American Indian Inspiration
Alumni and others remember the beginning of SDSUs American Indian Studies program, one of the first in the country.
With the largest number of reservations of any county in the U.S., it is perhaps no surprise that San Diego also boasts one of the first academic departments dedicated to the study of American Indian history and culture.
Now in its 35th year, the Department of American Indian Studies was founded during a decade in which San Diego State also established the women's studies and Chicana/Chicano studies departments. Administrators asked John Rouillard, a Santee Sioux and respected leader in the urban Indian community, to build its new academic program.
“There weren’t any such thing as American Indian studies classes back then,” said Kay Rouillard, John’s wife. “No colleges had them."
In the beginning
Linda Locklear, a former student of John Rouillard’s and a two-time alumnus of SDSU, recalled the political climate and the department’s development in the mid-‘70s.
“You’ve got students and community people, elders, people from the reservation all saying, ‘we’ve got a history; we’ve got a culture; why isn’t this part of the academy?’” Locklear recalled. “The American Indian movement and the political climate at the time in the United States with civil rights, it was paralleling what was going with the department’s founding.”
“...[campus powows were] very powerful because— for myself and many of my friends — it was the first time setting foot on a university campus.”

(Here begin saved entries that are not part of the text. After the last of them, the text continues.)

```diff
     const float *lf = reinterpret_cast<const float *>(lat4);
-#pragma unroll
-    for (int k0 = 0; k0 < NC; k0 += 64) {
-        const int k = k0 + lane;
+#pragma unroll 1
+    for (int k0 = 0; k0 < NC; k0 += 4 * RS) {
+        const int k = k0 + g * RS + j;
         float4 v = make_float4(0.f, 0.f, 0.f, 0.f);
-        if (k < NC) v = lat4[k];
+        if (j < RS && k < NC) v = lat4[k];
         const bool nz = seq_nonzero(v);
-        const unsigned long long m = __ballot(nz);
-        if (m == 0ull) continue;
+        if (__ballot(nz) == 0ull) continue;
+        bool out = false;
         if (nz) {
             constexpr uint32_t MZ = (65536u + S * S - 1u) / (S * S), MY = (65536u + S - 1u) / S;
             const uint32_t z = __umul24((uint32_t)k, MZ) >> 16, r = (uint32_t)k - __umul24(z, (uint32_t)(S * S));
             const uint32_t y = __umul24(r, MY) >> 16, x = r - __umul24(y, (uint32_t)S);
-            rows[lane] = lv.offset + lat_row(lv, b0 + x, b1 + y, b2 + z);
+            out = x < xl;
+            if (out) rows[lane] = lv.offset + lat_row(lv, b0 + x, b1 + y, b2 + z);
         }
+        const unsigned long long m = __ballot(out);
         __builtin_amdgcn_wave_barrier();
 #pragma unroll
         for (int q = 0; q < 4; q++) {
-            if (k0 + 16 * q >= NC) break;
+            if (k0 + RS * q >= NC) break;
             if (((m >> (16 * q)) & 0xFFFFull) == 0ull) continue;
             const bool rec = (m >> (16 * q + t)) & 1ull;
             if (rec) {
-                const float val = lf[(k0 + 16 * q + t) * 4 + i];
+                const float val = lf[(k0 + RS * q + t) * 4 + i];
                 const uint32_t row = rows[16 * q + t];
                 if (on) atomicAdd(gt + (size_t)row * 4 + i, val);
             }
         }
         __builtin_amdgcn_wave_barrier();
         if (nz) lat4[k] = make_float4(0.f, 0.f, 0.f, 0.f);
-    }
-}
-
-__device__ __forceinline__ void lat_flush_dispatch(float4 *__restrict__ lat, int fl, const LatState &st,
+        __builtin_amdgcn_wave_barrier();
+        if (nz && !out) lat4[k - (int)xl] = v;
+    }
+}
+
+__device__ __forceinline__ void lat_flush_dispatch(float4 *__restrict__ lat, int fl, const LatState &st, uint32_t xl_lane,
                                                    const NsrLevel *__restrict__ lds_lv, float *__restrict__ gt, int lane, bool td, bool tc) {
     const uint32_t o0 = (uint32_t)__builtin_amdgcn_readlane((int)st.b0, fl * 4);
     if (o0 == LAT_NONE) return;
     const uint32_t o1 = (uint32_t)__builtin_amdgcn_readlane((int)st.b1, fl * 4);
     const uint32_t o2 = (uint32_t)__builtin_amdgcn_readlane((int)st.b2, fl * 4);
+    const uint32_t xl = (uint32_t)__builtin_amdgcn_readlane((int)xl_lane, fl * 4);
     const NsrLevel flv = lds_lv[fl];
     float4 *lf = lat + (flv.pad_ >> 8);
     uint32_t *rows = reinterpret_cast<uint32_t *>(lat) - 64;
     switch (flv.pad_ & 0xFu) {
-    case 3: lat_flush_level<3>(lf, rows, o0, o1, o2, flv, gt, lane, td, tc); break;
-    case 4: lat_flush_level<4>(lf, rows, o0, o1, o2, flv, gt, lane, td, tc); break;
-    case 5: lat_flush_level<5>(lf, rows, o0, o1, o2, flv, gt, lane, td, tc); break;
-    default: lat_flush_level<6>(lf, rows, o0, o1, o2, flv, gt, lane, td, tc); break;
+    case 3: lat_flush_level<3>(lf, rows, o0, o1, o2, flv, gt, lane, td, tc, xl); break;
+    case 4: lat_flush_level<4>(lf, rows, o0, o1, o2, flv, gt, lane, td, tc, xl); break;
+    case 5: lat_flush_level<5>(lf, rows, o0, o1, o2, flv, gt, lane, td, tc, xl); break;
+    default: lat_flush_level<6>(lf, rows, o0, o1, o2, flv, gt, lane, td, tc, xl); break;
     }
 }
 
@@ -210,11 +217,14 @@
                         nsr_grid_locate(o1, lv.resolution, 1, ff, n1);
                         nsr_grid_locate(o2, lv.resolution, 1, ff, n2);
                         const bool chg = (n0 != st.b0) | (n1 != st.b1) | (n2 != st.b2);
+                        const uint32_t dx = n0 - st.b0;
+                        const bool carry = (st.b0 != LAT_NONE) & (n1 == st.b1) & (n2 == st.b2) & (dx - 1u < S - 1u);
+                        const uint32_t xl = carry ? dx : S;
                         unsigned long long mm = __ballot(chg);
                         while (mm) {
                             const int fl = (int)(__builtin_ctzll(mm) >> 2);
                             mm &= ~(0xFull << (fl * 4));
-                            lat_flush_dispatch(lat, fl, st, lds_lv, gt, lane, td, tc);
+                            lat_flush_dispatch(lat, fl, st, xl, lds_lv, gt, lane, td, tc);
                         }
                         if (chg) { st.b0 = n0; st.b1 = n1; st.b2 = n2; bf0 = (float)n0; bf1 = (float)n1; bf2 = (float)n2; }
                     }
@@ -264,7 +274,7 @@
     }
     __builtin_amdgcn_wave_barrier();
 #pragma unroll 1
-    for (int fl = 0; fl < 16; fl++) lat_flush_dispatch(lat, fl, st, lds_lv, gt, lane, td, tc);
+    for (int fl = 0; fl < 16; fl++) lat_flush_dispatch(lat, fl, st, S, lds_lv, gt, lane, td, tc);
 }
 
 bool nsr_table_scatter_supported(const NsrLevel *lv) {
```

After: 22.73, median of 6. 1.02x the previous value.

Locklear, a member of North Carolina’s Lumbee tribe, is now a professor of American Indian studies at Palomar College and a lecturer in the SDSU department. She acknowledged John Rouillard’s role in her life.
“He was an inspirational person, a great role model,” she said. “If it hadn’t been for John Rouillard, I know I would not be doing what I’m doing today. I really give him credit for being on the path that I am.”
Generation to generation
Today, the department and the community that John Rouillard started in the 1970s continue to inspire the newest generation of American Indian leaders, like recent alumnus Ral Christman.
“To know there was a native organization on campus where I could go and meet with people who maybe had a similar background to me was very, very powerful,” said Christman, a member of the Viejas Band of Kumeyaay Indians. “And to know as a kid growing up that SDSU had events like powwows, it was very powerful because — for myself and many of my friends — it was the first time setting foot on a university campus.”
John Rouillard's grandaughter, Willow Rouillard, a 2010 graduate of the program, said her grandfather created a formula for success that has evolved through generations of Native American leaders.
"I'm proud of my grandfather and the course that he helped set," she said.